DIRECTIONS: Go through the lines below. Copy those with "hipErrorInvalidValue".

Extracted data entries:
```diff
+hipError_t conv1x1_panel_launch(const uint16_t* a, const uint16_t* w, int ldw, const float* bias, const uint16_t* res,
+                                uint16_t* out, int M, int N, int K, int bm, int nsplit, int act, hipStream_t s) {
+  if (M == 0) return hipSuccess;
+  if (!conv1x1_panel_supported(M, N, K, bm, nsplit) || ldw < K || ldw % 8) return hipErrorInvalidValue;
+  if (act != kActNone && act != kActRelu) return hipErrorInvalidValue;
+  if (long(N + 256) * ldw * 2 >= 0x7fffffffL) return hipErrorInvalidValue;
+  const int ns_log2 = nsplit == 1 ? 0 : nsplit == 2 ? 1 : nsplit == 4 ? 2 : 3;
+  const PanelArgs p{a, w, bias, res, out, M, N, ldw, ns_log2, act == kActRelu ? 0.f : -INFINITY};
+  if (bm == 128) return K == 128 ? launch_panel<128, 128>(p, nsplit, s) : launch_panel<256, 128>(p, nsplit, s);
+  if (K == 128) return launch_panel<128, 64>(p, nsplit, s);
+  if (K == 256) return launch_panel<256, 64>(p, nsplit, s);
+  return launch_panel<512, 64>(p, nsplit, s);
+}
+
+}
```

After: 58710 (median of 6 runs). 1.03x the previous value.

SOLUTION:
+  if (!conv1x1_panel_supported(M, N, K, bm, nsplit) || ldw < K || ldw % 8) return hipErrorInvalidValue;
+  if (act != kActNone && act != kActRelu) return hipErrorInvalidValue;
+  if (long(N + 256) * ldw * 2 >= 0x7fffffffL) return hipErrorInvalidValue;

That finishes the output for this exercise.